(Provided material Opens)

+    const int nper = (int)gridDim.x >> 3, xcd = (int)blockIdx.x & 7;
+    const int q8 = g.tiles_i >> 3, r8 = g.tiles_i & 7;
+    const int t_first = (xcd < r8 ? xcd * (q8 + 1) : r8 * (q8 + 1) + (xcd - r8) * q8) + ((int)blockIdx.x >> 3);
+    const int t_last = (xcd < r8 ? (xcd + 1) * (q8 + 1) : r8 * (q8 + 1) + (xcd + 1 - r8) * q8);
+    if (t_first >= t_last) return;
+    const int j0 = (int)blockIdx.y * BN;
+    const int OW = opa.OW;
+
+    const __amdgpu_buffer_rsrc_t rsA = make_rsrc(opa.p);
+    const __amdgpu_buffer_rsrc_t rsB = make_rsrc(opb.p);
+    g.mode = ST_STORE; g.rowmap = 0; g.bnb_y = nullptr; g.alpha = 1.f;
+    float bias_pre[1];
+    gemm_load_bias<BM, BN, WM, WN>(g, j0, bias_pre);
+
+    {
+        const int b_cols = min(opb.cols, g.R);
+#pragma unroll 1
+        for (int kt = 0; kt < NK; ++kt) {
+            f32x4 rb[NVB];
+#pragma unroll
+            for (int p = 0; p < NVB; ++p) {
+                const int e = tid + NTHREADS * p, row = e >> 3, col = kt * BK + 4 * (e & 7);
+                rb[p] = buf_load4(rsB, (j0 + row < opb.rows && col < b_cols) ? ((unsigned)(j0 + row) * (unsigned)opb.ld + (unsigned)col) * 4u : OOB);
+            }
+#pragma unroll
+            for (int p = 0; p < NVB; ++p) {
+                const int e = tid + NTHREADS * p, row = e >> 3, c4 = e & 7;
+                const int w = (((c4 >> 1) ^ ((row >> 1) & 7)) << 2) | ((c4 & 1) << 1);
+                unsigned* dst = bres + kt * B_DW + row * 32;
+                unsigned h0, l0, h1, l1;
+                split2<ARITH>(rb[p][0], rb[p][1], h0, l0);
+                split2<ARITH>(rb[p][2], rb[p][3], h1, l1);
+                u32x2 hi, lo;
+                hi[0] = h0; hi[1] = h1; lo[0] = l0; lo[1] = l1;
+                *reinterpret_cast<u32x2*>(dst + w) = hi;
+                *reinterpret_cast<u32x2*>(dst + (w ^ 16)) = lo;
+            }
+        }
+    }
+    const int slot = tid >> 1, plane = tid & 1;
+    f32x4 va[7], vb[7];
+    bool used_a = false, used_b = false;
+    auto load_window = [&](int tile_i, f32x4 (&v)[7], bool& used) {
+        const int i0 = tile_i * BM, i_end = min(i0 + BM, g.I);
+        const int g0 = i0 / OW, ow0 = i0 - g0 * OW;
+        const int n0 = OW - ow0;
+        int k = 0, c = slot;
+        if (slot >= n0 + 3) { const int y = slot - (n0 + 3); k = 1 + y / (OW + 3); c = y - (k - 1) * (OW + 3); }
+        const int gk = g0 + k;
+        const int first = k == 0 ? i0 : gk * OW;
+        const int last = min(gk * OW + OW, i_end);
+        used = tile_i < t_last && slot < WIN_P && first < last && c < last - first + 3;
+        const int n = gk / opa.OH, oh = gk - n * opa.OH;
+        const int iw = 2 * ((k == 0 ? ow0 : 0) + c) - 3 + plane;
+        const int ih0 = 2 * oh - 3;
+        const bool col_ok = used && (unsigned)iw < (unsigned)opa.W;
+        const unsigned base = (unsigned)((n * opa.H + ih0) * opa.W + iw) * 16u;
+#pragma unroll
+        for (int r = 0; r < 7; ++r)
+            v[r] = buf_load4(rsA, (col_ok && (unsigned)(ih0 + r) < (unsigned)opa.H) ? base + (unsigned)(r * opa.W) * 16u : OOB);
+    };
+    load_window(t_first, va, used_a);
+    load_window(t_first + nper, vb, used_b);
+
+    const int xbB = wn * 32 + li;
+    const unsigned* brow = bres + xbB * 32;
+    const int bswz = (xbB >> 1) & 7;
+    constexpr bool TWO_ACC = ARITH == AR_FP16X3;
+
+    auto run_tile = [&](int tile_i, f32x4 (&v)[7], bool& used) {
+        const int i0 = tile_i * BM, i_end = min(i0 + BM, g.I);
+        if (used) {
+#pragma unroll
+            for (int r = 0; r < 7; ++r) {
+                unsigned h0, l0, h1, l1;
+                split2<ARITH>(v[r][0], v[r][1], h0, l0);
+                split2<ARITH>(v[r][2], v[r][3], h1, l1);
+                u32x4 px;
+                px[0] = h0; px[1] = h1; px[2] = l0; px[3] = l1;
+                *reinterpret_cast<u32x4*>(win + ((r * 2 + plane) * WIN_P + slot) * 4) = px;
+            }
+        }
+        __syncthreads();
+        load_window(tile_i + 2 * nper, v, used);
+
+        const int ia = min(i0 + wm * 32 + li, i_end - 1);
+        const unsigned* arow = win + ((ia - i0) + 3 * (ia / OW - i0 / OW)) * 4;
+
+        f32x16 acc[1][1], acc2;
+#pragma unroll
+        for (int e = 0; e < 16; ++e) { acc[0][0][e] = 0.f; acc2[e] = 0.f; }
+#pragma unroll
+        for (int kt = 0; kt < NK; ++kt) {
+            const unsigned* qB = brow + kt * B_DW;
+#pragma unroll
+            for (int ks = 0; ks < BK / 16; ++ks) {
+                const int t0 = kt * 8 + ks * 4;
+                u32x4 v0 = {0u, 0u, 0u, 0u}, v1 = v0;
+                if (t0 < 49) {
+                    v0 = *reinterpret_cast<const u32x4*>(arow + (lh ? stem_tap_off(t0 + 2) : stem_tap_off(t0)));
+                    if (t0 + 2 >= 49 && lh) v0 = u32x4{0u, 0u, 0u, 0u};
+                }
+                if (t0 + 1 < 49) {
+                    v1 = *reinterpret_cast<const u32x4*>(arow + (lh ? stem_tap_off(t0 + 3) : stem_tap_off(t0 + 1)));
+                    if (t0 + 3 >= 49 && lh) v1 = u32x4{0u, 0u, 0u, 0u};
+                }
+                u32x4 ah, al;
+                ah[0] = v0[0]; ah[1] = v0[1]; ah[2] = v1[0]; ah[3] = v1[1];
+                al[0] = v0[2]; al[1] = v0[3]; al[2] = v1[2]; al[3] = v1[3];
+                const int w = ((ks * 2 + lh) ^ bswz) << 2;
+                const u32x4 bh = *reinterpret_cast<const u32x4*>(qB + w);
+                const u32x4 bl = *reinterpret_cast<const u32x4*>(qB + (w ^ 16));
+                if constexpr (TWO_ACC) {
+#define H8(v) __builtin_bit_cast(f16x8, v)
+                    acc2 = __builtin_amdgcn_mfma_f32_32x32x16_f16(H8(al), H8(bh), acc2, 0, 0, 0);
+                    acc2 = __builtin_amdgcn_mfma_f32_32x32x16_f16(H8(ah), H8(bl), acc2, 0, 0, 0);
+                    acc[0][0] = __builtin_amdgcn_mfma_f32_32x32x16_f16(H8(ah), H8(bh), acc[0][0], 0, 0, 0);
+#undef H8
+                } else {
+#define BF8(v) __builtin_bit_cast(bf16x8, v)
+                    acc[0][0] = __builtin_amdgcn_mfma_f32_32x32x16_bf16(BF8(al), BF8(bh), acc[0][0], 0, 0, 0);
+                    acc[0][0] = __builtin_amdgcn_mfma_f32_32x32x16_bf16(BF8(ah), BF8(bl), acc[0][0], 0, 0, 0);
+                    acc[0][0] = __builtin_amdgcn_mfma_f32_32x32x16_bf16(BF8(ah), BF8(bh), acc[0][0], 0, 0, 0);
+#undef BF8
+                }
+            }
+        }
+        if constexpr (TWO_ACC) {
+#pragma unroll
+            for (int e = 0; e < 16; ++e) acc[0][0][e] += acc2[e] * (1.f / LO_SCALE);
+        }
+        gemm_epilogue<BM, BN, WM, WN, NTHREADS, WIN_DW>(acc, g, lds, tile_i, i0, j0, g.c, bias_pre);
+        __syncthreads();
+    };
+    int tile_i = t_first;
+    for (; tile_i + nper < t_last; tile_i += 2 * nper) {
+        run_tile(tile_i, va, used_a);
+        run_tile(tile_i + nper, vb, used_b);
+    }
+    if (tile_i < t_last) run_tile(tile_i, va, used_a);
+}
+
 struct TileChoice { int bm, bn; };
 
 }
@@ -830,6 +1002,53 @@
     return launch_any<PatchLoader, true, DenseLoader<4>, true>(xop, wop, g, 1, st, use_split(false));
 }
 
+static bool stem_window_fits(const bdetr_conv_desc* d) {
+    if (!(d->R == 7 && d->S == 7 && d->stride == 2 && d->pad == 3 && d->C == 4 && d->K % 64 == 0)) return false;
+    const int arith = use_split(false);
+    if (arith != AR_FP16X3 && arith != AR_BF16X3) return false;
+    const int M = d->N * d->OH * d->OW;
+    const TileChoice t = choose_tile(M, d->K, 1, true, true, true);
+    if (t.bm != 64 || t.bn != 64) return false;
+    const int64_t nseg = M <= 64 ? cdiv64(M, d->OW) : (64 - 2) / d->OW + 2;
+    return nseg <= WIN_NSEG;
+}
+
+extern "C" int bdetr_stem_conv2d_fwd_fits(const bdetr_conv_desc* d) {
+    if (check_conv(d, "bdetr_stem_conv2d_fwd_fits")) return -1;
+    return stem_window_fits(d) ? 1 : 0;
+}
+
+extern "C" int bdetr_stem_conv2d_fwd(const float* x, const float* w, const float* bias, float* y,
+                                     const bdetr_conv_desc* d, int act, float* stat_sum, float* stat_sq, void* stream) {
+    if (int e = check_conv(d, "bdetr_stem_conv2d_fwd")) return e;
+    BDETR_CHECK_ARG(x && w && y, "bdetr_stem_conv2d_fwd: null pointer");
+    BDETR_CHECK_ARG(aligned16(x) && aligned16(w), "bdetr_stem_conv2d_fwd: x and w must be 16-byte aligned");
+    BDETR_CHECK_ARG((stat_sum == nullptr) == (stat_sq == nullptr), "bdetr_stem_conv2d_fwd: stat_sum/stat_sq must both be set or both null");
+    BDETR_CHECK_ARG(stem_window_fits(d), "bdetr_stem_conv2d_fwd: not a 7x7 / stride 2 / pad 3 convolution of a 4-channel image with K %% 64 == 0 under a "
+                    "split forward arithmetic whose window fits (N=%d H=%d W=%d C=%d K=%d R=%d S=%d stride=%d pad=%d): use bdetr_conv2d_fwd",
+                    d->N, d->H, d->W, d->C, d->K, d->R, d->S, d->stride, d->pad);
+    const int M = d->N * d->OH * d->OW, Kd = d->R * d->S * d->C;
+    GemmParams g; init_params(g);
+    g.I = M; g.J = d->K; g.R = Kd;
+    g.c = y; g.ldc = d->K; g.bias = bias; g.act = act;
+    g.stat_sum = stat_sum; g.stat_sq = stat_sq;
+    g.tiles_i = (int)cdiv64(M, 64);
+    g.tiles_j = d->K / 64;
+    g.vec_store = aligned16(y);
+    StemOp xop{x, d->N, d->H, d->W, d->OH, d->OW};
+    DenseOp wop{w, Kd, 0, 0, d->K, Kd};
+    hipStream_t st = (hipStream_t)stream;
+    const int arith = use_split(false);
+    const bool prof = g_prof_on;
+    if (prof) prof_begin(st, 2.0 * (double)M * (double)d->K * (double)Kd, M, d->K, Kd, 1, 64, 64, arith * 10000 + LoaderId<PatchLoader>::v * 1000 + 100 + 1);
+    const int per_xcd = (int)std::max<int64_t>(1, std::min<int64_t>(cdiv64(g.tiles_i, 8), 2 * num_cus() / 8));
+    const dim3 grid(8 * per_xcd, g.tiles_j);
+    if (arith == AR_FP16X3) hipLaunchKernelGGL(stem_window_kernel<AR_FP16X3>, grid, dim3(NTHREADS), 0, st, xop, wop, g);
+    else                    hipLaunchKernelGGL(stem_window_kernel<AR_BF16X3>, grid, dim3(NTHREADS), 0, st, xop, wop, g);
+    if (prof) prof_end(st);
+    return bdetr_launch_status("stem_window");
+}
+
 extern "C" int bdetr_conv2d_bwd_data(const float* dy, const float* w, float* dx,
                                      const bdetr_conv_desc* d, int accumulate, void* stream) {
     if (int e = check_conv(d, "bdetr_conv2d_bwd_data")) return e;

(Provided material Closes)
(Provided material Opens)

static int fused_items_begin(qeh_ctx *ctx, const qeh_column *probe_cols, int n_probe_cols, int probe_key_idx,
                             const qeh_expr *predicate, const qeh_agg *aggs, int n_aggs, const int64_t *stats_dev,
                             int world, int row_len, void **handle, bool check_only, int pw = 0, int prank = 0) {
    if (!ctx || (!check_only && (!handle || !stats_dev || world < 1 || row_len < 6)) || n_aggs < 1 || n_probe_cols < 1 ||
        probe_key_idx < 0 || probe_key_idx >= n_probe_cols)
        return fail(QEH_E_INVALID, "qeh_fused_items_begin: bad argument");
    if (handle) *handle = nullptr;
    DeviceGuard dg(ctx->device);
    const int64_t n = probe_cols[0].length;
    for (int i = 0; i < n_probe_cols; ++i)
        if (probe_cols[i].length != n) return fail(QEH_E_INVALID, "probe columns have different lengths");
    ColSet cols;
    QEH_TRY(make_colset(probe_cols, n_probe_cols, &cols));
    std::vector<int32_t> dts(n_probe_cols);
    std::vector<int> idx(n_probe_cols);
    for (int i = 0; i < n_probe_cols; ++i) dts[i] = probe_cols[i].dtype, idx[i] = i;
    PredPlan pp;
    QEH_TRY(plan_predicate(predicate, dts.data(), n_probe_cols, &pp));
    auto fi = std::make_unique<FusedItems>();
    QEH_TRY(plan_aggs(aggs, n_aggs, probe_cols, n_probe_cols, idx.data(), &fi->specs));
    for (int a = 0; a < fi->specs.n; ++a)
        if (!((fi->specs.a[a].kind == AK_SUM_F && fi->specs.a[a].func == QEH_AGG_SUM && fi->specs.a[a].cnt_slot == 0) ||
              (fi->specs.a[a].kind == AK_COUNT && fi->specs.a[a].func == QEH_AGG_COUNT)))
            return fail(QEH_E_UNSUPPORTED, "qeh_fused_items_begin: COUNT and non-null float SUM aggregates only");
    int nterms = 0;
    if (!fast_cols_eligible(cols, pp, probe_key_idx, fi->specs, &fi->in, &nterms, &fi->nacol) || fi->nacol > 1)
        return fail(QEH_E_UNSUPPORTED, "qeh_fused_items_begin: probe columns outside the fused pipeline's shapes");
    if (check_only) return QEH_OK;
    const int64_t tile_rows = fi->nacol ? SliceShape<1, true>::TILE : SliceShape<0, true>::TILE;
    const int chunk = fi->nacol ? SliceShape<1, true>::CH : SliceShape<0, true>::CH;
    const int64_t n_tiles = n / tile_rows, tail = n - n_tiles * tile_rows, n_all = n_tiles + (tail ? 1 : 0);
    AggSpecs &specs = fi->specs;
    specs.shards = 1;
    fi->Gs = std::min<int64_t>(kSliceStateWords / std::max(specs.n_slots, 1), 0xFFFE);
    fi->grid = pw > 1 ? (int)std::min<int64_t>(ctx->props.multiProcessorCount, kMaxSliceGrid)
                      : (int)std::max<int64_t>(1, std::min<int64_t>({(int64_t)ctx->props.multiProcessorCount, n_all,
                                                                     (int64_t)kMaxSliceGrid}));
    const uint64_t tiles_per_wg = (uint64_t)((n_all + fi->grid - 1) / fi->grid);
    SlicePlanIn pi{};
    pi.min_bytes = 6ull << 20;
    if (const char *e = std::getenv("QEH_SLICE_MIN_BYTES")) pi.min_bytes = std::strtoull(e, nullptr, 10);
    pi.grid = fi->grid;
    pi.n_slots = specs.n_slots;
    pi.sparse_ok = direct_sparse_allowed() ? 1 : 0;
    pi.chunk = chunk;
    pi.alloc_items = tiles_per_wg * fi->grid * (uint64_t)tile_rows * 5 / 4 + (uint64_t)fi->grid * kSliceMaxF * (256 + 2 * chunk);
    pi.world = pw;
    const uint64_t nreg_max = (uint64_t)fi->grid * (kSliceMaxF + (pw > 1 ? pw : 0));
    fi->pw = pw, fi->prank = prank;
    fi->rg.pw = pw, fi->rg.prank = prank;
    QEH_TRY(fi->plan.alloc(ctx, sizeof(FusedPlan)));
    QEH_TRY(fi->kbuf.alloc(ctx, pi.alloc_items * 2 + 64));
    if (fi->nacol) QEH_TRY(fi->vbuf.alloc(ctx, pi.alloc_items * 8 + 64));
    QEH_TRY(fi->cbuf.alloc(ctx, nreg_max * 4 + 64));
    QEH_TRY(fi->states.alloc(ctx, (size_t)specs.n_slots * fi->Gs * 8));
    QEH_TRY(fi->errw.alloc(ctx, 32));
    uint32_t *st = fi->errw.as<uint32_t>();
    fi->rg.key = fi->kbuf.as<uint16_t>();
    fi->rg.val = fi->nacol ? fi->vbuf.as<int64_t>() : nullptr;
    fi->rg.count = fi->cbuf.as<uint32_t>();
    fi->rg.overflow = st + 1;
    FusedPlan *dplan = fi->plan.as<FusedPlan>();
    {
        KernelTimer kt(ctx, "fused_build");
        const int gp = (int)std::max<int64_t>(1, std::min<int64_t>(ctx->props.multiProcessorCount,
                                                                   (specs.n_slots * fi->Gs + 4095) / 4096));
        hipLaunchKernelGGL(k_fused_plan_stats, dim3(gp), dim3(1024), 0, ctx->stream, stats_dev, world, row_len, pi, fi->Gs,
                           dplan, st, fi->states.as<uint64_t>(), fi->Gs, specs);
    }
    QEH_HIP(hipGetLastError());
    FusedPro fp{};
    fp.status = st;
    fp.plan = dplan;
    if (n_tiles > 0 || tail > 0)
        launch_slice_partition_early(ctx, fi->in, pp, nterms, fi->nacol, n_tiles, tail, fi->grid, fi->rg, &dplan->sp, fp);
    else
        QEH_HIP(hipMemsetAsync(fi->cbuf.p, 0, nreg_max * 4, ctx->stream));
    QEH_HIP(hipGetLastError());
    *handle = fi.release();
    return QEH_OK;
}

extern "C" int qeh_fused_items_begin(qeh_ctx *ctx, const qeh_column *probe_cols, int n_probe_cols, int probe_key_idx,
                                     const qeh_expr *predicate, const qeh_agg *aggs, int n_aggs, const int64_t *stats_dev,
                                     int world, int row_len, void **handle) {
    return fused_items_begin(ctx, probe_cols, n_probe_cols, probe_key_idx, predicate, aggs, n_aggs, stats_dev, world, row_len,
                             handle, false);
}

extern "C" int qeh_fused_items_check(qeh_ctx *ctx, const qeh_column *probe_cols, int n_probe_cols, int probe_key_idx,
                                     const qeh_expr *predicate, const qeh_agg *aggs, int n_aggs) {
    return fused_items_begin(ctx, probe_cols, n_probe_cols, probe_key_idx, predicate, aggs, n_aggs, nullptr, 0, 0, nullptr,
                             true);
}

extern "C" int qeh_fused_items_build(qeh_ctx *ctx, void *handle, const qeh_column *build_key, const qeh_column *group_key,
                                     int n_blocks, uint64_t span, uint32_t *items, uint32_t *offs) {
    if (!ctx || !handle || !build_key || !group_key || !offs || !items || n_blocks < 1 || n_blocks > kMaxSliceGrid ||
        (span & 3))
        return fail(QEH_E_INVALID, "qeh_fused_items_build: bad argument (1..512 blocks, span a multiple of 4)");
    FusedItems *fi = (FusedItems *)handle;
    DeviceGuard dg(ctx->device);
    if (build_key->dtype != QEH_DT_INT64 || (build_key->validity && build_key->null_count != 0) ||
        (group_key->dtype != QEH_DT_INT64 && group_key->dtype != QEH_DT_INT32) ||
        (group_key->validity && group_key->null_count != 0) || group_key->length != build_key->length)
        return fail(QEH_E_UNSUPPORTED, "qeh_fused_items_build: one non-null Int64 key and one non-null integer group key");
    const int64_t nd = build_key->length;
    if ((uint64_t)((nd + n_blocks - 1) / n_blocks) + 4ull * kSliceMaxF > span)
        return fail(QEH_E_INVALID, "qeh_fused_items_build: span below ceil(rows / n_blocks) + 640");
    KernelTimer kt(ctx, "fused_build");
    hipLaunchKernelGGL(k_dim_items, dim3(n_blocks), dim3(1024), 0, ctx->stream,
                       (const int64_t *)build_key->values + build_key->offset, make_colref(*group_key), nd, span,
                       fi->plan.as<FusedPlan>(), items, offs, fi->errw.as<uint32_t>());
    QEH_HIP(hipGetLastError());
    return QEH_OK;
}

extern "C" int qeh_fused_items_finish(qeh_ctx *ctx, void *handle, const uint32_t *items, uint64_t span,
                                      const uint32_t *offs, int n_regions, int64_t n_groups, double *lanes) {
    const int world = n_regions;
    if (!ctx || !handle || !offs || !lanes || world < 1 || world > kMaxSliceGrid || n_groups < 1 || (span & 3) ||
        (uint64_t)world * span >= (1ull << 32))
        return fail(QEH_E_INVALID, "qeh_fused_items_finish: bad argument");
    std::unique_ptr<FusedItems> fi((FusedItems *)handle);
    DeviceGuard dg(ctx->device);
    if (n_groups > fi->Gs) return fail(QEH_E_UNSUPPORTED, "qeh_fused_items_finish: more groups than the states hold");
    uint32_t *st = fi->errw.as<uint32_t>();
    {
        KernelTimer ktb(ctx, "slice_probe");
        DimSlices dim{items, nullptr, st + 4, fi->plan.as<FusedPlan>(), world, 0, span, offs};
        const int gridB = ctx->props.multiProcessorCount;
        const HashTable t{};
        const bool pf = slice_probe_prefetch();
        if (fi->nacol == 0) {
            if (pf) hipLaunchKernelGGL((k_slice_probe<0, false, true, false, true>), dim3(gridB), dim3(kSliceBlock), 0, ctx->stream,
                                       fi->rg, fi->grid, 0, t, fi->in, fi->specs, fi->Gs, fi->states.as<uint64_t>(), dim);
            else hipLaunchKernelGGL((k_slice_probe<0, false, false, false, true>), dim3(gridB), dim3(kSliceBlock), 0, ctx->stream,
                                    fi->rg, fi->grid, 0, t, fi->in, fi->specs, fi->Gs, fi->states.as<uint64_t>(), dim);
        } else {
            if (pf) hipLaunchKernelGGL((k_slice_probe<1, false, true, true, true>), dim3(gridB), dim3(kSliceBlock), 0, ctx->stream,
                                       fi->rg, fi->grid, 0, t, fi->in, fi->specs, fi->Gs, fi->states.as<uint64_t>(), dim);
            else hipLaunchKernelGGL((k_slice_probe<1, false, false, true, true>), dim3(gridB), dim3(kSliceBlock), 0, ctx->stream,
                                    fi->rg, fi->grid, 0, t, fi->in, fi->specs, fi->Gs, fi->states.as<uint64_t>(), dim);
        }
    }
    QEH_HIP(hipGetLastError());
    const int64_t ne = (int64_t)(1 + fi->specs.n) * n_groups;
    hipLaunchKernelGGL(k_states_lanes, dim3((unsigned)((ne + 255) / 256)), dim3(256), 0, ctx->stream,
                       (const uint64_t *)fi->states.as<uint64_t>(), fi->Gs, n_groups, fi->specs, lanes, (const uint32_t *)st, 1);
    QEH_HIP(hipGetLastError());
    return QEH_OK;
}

(Provided material Closes)

Report how many lines in the entries hold the string "vector". Nothing but the number is wanted.

2